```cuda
constexpr int EXPAND_SPLIT = 8;
__global__ void __launch_bounds__(CULL_MESHES_THREADS) k_expand_meshlet_instances(const uint32_t* __restrict__ counts,
                                                                                 const uint32_t* __restrict__ block_offsets,
                                                                                 uint32_t first, uint32_t count,
                                                                                 OxcMeshletInstance* out, uint32_t capacity, uint2* slabs) {
  __shared__ uint32_t offs[CULL_MESHES_THREADS];
  __shared__ uint32_t cnts[CULL_MESHES_THREADS];
  __shared__ uint32_t warp_tot[CULL_MESHES_THREADS / 32];
  const uint32_t block = blockIdx.x / EXPAND_SPLIT, part = blockIdx.x % EXPAND_SPLIT;
  const uint32_t local = block * CULL_MESHES_THREADS + threadIdx.x;
  const uint32_t v = local < count ? counts[local] : 0u;
  uint32_t inc = v;
#pragma unroll
  for (int o = 1; o < 32; o <<= 1) {
    const uint32_t t = __shfl_up_sync(0xffffffffu, inc, o);
    if ((threadIdx.x & 31) >= o) inc += t;
  }
  if ((threadIdx.x & 31) == 31) warp_tot[threadIdx.x >> 5] = inc;
  __syncthreads();
  uint32_t wbase = 0;
  for (int k = 0; k < (int)(threadIdx.x >> 5); k++) wbase += warp_tot[k];
  offs[threadIdx.x] = block_offsets[block] + wbase + inc - v;
  cnts[threadIdx.x] = v;
  __syncthreads();
  const uint32_t lane = threadIdx.x & 31, warp = threadIdx.x >> 5;
  uint2* o2 = reinterpret_cast<uint2*>(out);
  constexpr uint32_t PER_PART = CULL_MESHES_THREADS / EXPAND_SPLIT;
  for (uint32_t k = part * PER_PART + warp; k < (part + 1) * PER_PART; k += CULL_MESHES_THREADS / 32) {
    const uint32_t n = cnts[k];
    if (n == 0) continue;
    const uint32_t base = offs[k];
    const uint32_t mi = first + block * CULL_MESHES_THREADS + k;
    for (uint32_t j = lane; j < n && base + j < capacity; j += 32) {
      o2[base + j] = make_uint2(mi, j);
      if (((base + j) & 31u) == 0u) slabs[(base + j) >> 5] = make_uint2(mi, j);
    }
  }
}

constexpr int CULL_WARPS = CULL_THREADS / 32;
constexpr int CULL_Q = 64;
constexpr int CULL_EMIT = 128;
constexpr uint32_t CULL_TILE_BYTES = CULL_TILE * sizeof(OxcMeshletInstance);

template <bool Q0>
struct __align__(16) CullShared {
  uint32_t hiz_off[OXC_HIZ_MAX_LEVELS];
  float s8_lut[256];
  uint4 q0a[CULL_WARPS][Q0 ? CULL_Q : 1];
  uint32_t q0b[CULL_WARPS][Q0 ? CULL_Q : 1];
  uint4 q1a[CULL_WARPS][CULL_Q];
// ... 621 lines not shown
```

### oxylus_b200/csrc/kernels_hiz.cuh

```cuda
#pragma once
#include "oxc_exact.cuh"

namespace oxc {

struct HizBuildParams {
  const float* depth;
  uint32_t elem_stride;
  uint32_t elem_offset;
  uint32_t width, height;
  float* hiz;
  uint32_t hw, hh, levels;
  uint32_t hw_shift, hh_shift;
  uint32_t mode;
  uint32_t level_offset[OXC_HIZ_MAX_LEVELS];
};

OXC_DI float hiz_sample(const HizBuildParams& p, uint32_t x, uint32_t y) {
  uint32_t sx = (uint32_t)(((uint64_t)(x + 1) * p.width) >> p.hw_shift);
  uint32_t sy = (uint32_t)(((uint64_t)(y + 1) * p.height) >> p.hh_shift);
  sx = sx > p.width - 1 ? p.width - 1 : sx;
  sy = sy > p.height - 1 ? p.height - 1 : sy;
  return __ldg(p.depth + ((size_t)sy * p.width + sx) * p.elem_stride + p.elem_offset);
}

__global__ void __launch_bounds__(256) k_hiz_tiles(const __grid_constant__ HizBuildParams p) {
  __shared__ float s2[16][16];
  __shared__ float s3[8][8];
  __shared__ float s4[4][4];
  __shared__ float s5[2][2];
  const uint32_t tx = threadIdx.x & 15, ty = threadIdx.x >> 4;
  const uint32_t x0 = blockIdx.x * 64 + tx * 4, y0 = blockIdx.y * 64 + ty * 4;
  float v[4][4];
#pragma unroll
  for (int j = 0; j < 4; j++)
#pragma unroll
    for (int i = 0; i < 4; i++) v[j][i] = p.mode == 2 ? 0.0f : hiz_sample(p, x0 + i, y0 + j);
  float* m0 = p.hiz + p.level_offset[0];
  if (p.mode == 2) {
#pragma unroll
    for (int j = 0; j < 4; j++) {
      const float4 r = *reinterpret_cast<const float4*>(m0 + (size_t)(y0 + j) * p.hw + x0);
      v[j][0] = r.x; v[j][1] = r.y; v[j][2] = r.z; v[j][3] = r.w;
    }
  } else {
// ... 32 lines not shown
    const float d = omin(omin(s3[2 * y][2 * x], s3[2 * y][2 * x + 1]), omin(s3[2 * y + 1][2 * x], s3[2 * y + 1][2 * x + 1]));
    s4[y][x] = d;
    p.hiz[p.level_offset[4] + (size_t)(blockIdx.y * 4 + y) * (p.hw >> 4) + blockIdx.x * 4 + x] = d;
  }
  __syncthreads();
  if (t < 4) {
    const uint32_t x = t & 1, y = t >> 1;
    const float d = omin(omin(s4[2 * y][2 * x], s4[2 * y][2 * x + 1]), omin(s4[2 * y + 1][2 * x], s4[2 * y + 1][2 * x + 1]));
    s5[y][x] = d;
    p.hiz[p.level_offset[5] + (size_t)(blockIdx.y * 2 + y) * (p.hw >> 5) + blockIdx.x * 2 + x] = d;
  }
  __syncthreads();
  if (t == 0)
    p.hiz[p.level_offset[6] + (size_t)blockIdx.y * (p.hw >> 6) + blockIdx.x] =
        omin(omin(s5[0][0], s5[0][1]), omin(s5[1][0], s5[1][1]));
}

__global__ void __launch_bounds__(1024) k_hiz_tail(const __grid_constant__ HizBuildParams p, uint32_t first_level) {
  for (uint32_t l = first_level; l < p.levels; l++) {
    uint32_t pw = p.hw >> (l - 1), ph = p.hh >> (l - 1), mw = p.hw >> l, mh = p.hh >> l;
    pw = pw < 1 ? 1 : pw; ph = ph < 1 ? 1 : ph; mw = mw < 1 ? 1 : mw; mh = mh < 1 ? 1 : mh;
    const float* src = p.hiz + p.level_offset[l - 1];
    float* dst = p.hiz + p.level_offset[l];
    for (uint32_t i = threadIdx.x; i < mw * mh; i += blockDim.x) {
      const uint32_t x = i % mw, y = i / mw;
      const uint32_t xa = min(2 * x, pw - 1), xb = min(2 * x + 1, pw - 1), ya = min(2 * y, ph - 1), yb = min(2 * y + 1, ph - 1);
      const float a = src[(size_t)ya * pw + xa], b = src[(size_t)ya * pw + xb];
      const float c = src[(size_t)yb * pw + xa], d = src[(size_t)yb * pw + xb];
      dst[i] = omin(omin(a, b), omin(c, d));
    }
    __syncthreads();
  }
}

__global__ void k_hiz_mip0_generic(const __grid_constant__ HizBuildParams p) {
  const uint32_t i = blockIdx.x * blockDim.x + threadIdx.x;
  if (i >= p.hw * p.hh) return;
  p.hiz[p.level_offset[0] + i] = hiz_sample(p, i % p.hw, i / p.hw);
}

__global__ void k_fill_u32(uint32_t* dst, uint32_t value, size_t n) {
  for (size_t i = (size_t)blockIdx.x * blockDim.x + threadIdx.x; i < n; i += (size_t)gridDim.x * blockDim.x) dst[i] = value;
}

}
```

### oxylus_b200/csrc/kernels_tri.cuh

```cuda
#pragma once
#include <climits>

#include "oxc_exact.cuh"
#include "oxc_raster_core.cuh"
#include "oxc_tma.cuh"

namespace oxc {

#ifndef OXC_TRI_THREADS
#define OXC_TRI_THREADS 256
#endif
constexpr int TRI_THREADS = OXC_TRI_THREADS;
constexpr int TRI_WARPS = TRI_THREADS / 32;

struct TriParams {
  const OxcMeshletInstance* meshlet_instances;
  const InstCull* inst;
  const InstGeom* geom;
  const OxcMeshletInstanceVisibility* vis;
  const OxcDispatchIndirectCommand* tri_cmd;
  const uint32_t* visible_indices;
  const uint32_t* id_base;
  uint32_t late;
  uint32_t* reordered_indices;
// ... 520 lines not shown
    const uint32_t g = tile * TRI_WARPS + warp;
    if (g < count) {
      const MeshletWork w = load_meshlet(p, first + g, id_base, clip_s, lane);
      for (uint32_t t = lane; t < w.tri_count; t += 32) {
        float4 c0, c1, c2;
        if (!triangle_passes(w, t, clip_s, c0, c1, c2)) continue;
        if (to_screen(c0, fW, fH).fx != INT_MIN && to_screen(c1, fW, fH).fx != INT_MIN && to_screen(c2, fW, fH).fx != INT_MIN)
          continue;
        clip_and_draw(p, c0, c1, c2, (w.data_id << p.prim_bits) | t, fW, fH);
      }
    }
    __syncwarp();
  }
}

__global__ void k_clear_visbuffer(unsigned long long* vis, size_t n) {
  for (size_t i = (size_t)blockIdx.x * blockDim.x + threadIdx.x; i < n; i += (size_t)gridDim.x * blockDim.x)
    vis[i] = (unsigned long long)OXC_VIS_CLEAR;
}

__global__ void k_clear_visbuffer_depth(unsigned long long* vis, const float* depth, size_t n) {
  for (size_t i = (size_t)blockIdx.x * blockDim.x + threadIdx.x; i < n; i += (size_t)gridDim.x * blockDim.x)
    vis[i] = ((unsigned long long)__float_as_uint(__ldg(&depth[i])) << 32) | OXC_VIS_CLEAR;
}

__global__ void k_merge_depth(unsigned long long* vis, const float* depth, size_t n) {
  for (size_t i = (size_t)blockIdx.x * blockDim.x + threadIdx.x; i < n; i += (size_t)gridDim.x * blockDim.x) {
    const unsigned long long v = ((unsigned long long)__float_as_uint(depth[i]) << 32) | OXC_VIS_CLEAR;
    if (v > vis[i]) vis[i] = v;
  }
}

__global__ void k_resolve_visbuffer(const unsigned long long* vis, uint32_t* vis32, float* depth, size_t n) {
  for (size_t i = (size_t)blockIdx.x * blockDim.x + threadIdx.x; i < n; i += (size_t)gridDim.x * blockDim.x) {
    const unsigned long long v = vis[i];
    if (vis32) vis32[i] = (uint32_t)(v & 0xFFFFFFFFull);
    if (depth) depth[i] = __uint_as_float((uint32_t)(v >> 32));
  }
// ... 4 lines not shown
```

### oxylus_b200/csrc/oxcull.cu

```cuda
#include <cuda_runtime.h>

#include <atomic>
#include <cstdarg>
#include <cstdio>
#include <cstdlib>
#include <cstring>
#include <new>
#include <vector>

#include <dlfcn.h>
#include <nccl.h>

#include "kernels_cull.cuh"
#include "kernels_decode.cuh"
#include "kernels_hiz.cuh"
#include "kernels_mgpu.cuh"
#include "kernels_tri.cuh"
#include "kernels_alpha.cuh"

using namespace oxc;

namespace {

thread_local char g_err[512] = "";
// ... 46 lines not shown
  c->index_count = 0; c->instance_count = 1; c->first_index = 0; c->vertex_offset = 0; c->first_instance = 0;
}
__global__ void k_reset_visibility(OxcMeshletInstanceVisibility* v, OxcDispatchIndirectCommand* c) {
  v->total_visible_meshlet_instances = 0; v->early_visible_meshlet_instances = 0; v->late_visible_meshlet_instances = 0;
  c->x = 0; c->y = 1; c->z = 1;
}

__global__ void k_debug_dequantize(float* canonical, float* hw) {
  const uint32_t h = blockIdx.x * blockDim.x + threadIdx.x;
  if (h < 65536u) { canonical[h] = dequantize_half(h); hw[h] = dequantize_half_hw(h); }
}

uint32_t ilog2(uint32_t v) { uint32_t r = 0; while ((1u << r) < v) r++; return r; }
bool is_pow2(uint32_t v) { return v && !(v & (v - 1)); }

}

struct OxcContext {
  int device = 0;
  int sm_count = 0;
  OxcCreateInfo info{};
  OxcMesh* d_meshes = nullptr;
  OxcMeshInstance* d_mesh_instances = nullptr;
  OxcTransformWorld* d_transforms = nullptr;
  uint8_t* d_blob = nullptr;
  uint32_t mesh_count = 0, mesh_instance_count = 0, transform_count = 0;
  uint32_t mesh_cap = 0, transform_cap = 0;
  uint64_t blob_cap = 0;
  bool scene_set = false;
  InstCull* d_inst = nullptr;
  InstGeom* d_geom = nullptr;
  uint32_t* d_counts = nullptr;
  uint32_t* d_block_sums = nullptr;
  float* d_lod_aabb = nullptr;
  OxcMeshletInstance* d_meshlet_instances = nullptr;
  uint2* d_slabs = nullptr;
  uint32_t* d_visible = nullptr;
  uint32_t* d_mask = nullptr;
  uint32_t mask_words = 0;
  OxcMeshletInstanceVisibility* d_vis = nullptr;
  OxcDispatchIndirectCommand* d_cull_meshlets_cmd = nullptr;
  OxcDispatchIndirectCommand* d_cull_triangles_cmd = nullptr;
  OxcDrawIndexedIndirectCommand* d_draw_cmd = nullptr;
  uint32_t* d_reordered = nullptr;
  unsigned long long* d_tri_counter = nullptr;
  uint32_t* d_raster_work = nullptr;
  uint4* d_big_queue = nullptr;
  uint32_t* d_big_counters = nullptr;
// ... 124 lines not shown
  OxcContext* c = new (std::nothrow) OxcContext();
  if (!c) return fail(OXC_E_INVALID, "out of host memory");
  c->device = device;
  c->info = *info;
  cudaDeviceProp prop;
  CK(cudaGetDeviceProperties(&prop, device));
  c->sm_count = prop.multiProcessorCount;
  const uint32_t I = info->max_mesh_instances ? info->max_mesh_instances : 1;
  const uint32_t N = info->max_meshlet_instances ? info->max_meshlet_instances : 1;
  int rc;
#define TRY(x) if ((rc = (x)) != OXC_OK) { oxc_destroy(c); return rc; }
  TRY(dalloc(&c->d_mesh_instances, (size_t)I));
  TRY(dalloc(&c->d_inst, (size_t)I));
  TRY(dalloc(&c->d_geom, (size_t)I));
  TRY(dalloc(&c->d_counts, (size_t)I));
  TRY(dalloc(&c->d_block_sums, (size_t)(I + CULL_MESHES_THREADS - 1) / CULL_MESHES_THREADS + 1));
  TRY(dalloc(&c->d_meshlet_instances, (size_t)N + CULL_TILE));
  TRY(dalloc(&c->d_slabs, (size_t)N / 32 + 2));
  TRY(dalloc(&c->d_visible, (size_t)N));
  c->mask_words = ((info->max_mask_bits > N ? info->max_mask_bits : N) + 31) / 32;
  TRY(dalloc(&c->d_mask, (size_t)c->mask_words));
  TRY(dalloc(&c->d_vis, 1));
  TRY(dalloc(&c->d_cull_meshlets_cmd, 1));
  TRY(dalloc(&c->d_cull_triangles_cmd, 1));
  TRY(dalloc(&c->d_draw_cmd, 1));
  TRY(dalloc(&c->d_tri_counter, 1));
  TRY(dalloc(&c->d_raster_work, 4));
  c->big_capacity = 1u << 18;
  if (const char* e = getenv("OXC_BIG_CAPACITY")) {
    const long v = atol(e);
    if (v >= 1 && v <= (1l << 24)) c->big_capacity = (uint32_t)v;
// ... 32 lines not shown
        uint32_t mw = info->hiz_width >> l, mh = info->hiz_height >> l;
        off += (mw < 1 ? 1 : mw) * (mh < 1 ? 1 : mh);
      }
    }
    c->hiz.width = info->hiz_width; c->hiz.height = info->hiz_height; c->hiz.levels = levels;
    c->hiz_total = off;
    TRY(dalloc(&c->d_hiz, (size_t)off));
    c->hiz.data = c->d_hiz;
  }
#undef TRY
  CK(cudaMemset(c->d_mask, 0, (size_t)c->mask_words * 4));
  CK(cudaMemset(c->d_hiz, 0, (size_t)c->hiz_total * 4));
  CK(cudaMemset(c->d_vis, 0, sizeof(OxcMeshletInstanceVisibility)));
  CK(cudaMemset(c->d_tri_counter, 0, 8));
  CK(cudaMemset(c->d_status, 0, 4));
  OxcDispatchIndirectCommand one{0, 1, 1};
  CK(cudaMemcpy(c->d_cull_meshlets_cmd, &one, sizeof one, cudaMemcpyHostToDevice));
  CK(cudaMemcpy(c->d_cull_triangles_cmd, &one, sizeof one, cudaMemcpyHostToDevice));
  OxcDrawIndexedIndirectCommand dc{0, 1, 0, 0, 0};
  CK(cudaMemcpy(c->d_draw_cmd, &dc, sizeof dc, cudaMemcpyHostToDevice));
#define OCC(dst, kern, threads) CK(cudaOccupancyMaxActiveBlocksPerMultiprocessor(&(dst), kern, threads, 0))
#define OCCC(dst, H, O, L)                                                                                                        \
  CK(cudaFuncSetAttribute(k_cull_meshlets<H, O, L, false>, cudaFuncAttributeMaxDynamicSharedMemorySize, (int)sizeof(CullShared<O && !L>)));  \
  CK(cudaFuncSetAttribute(k_cull_meshlets<H, O, L, true>, cudaFuncAttributeMaxDynamicSharedMemorySize, (int)sizeof(CullShared<O && !L>)));   \
  CK(cudaOccupancyMaxActiveBlocksPerMultiprocessor(&(dst), (k_cull_meshlets<H, O, L, false>), CULL_THREADS, sizeof(CullShared<O && !L>)))
  OCCC(c->occ_cull[0][0][0], false, false, false);
  OCCC(c->occ_cull[1][0][0], true, false, false);
  OCCC(c->occ_cull[1][0][1], true, false, true);
  OCCC(c->occ_cull[1][1][0], true, true, false);
  OCCC(c->occ_cull[1][1][1], true, true, true);
#undef OCCC
  c->occ_cull[0][0][1] = c->occ_cull[0][1][0] = c->occ_cull[0][1][1] = c->occ_cull[0][0][0];
  OCC(c->occ_tri, k_cull_triangles, TRI_THREADS);
  OCC(c->occ_raster, k_raster_visbuffer<false>, TRI_THREADS);
  OCC(c->occ_mv, k_cull_meshlets_multiview, CULL_THREADS);
#undef OCC
  *out_ctx = c;
  return OXC_OK;
}
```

• _What is being asked_
Pick each line holding the word "define" out of the listing.

• _Task result_
#define OXC_TRI_THREADS 256
#define TRY(x) if ((rc = (x)) != OXC_OK) { oxc_destroy(c); return rc; }
#define OCC(dst, kern, threads) CK(cudaOccupancyMaxActiveBlocksPerMultiprocessor(&(dst), kern, threads, 0))
#define OCCC(dst, H, O, L)                                                                                                        \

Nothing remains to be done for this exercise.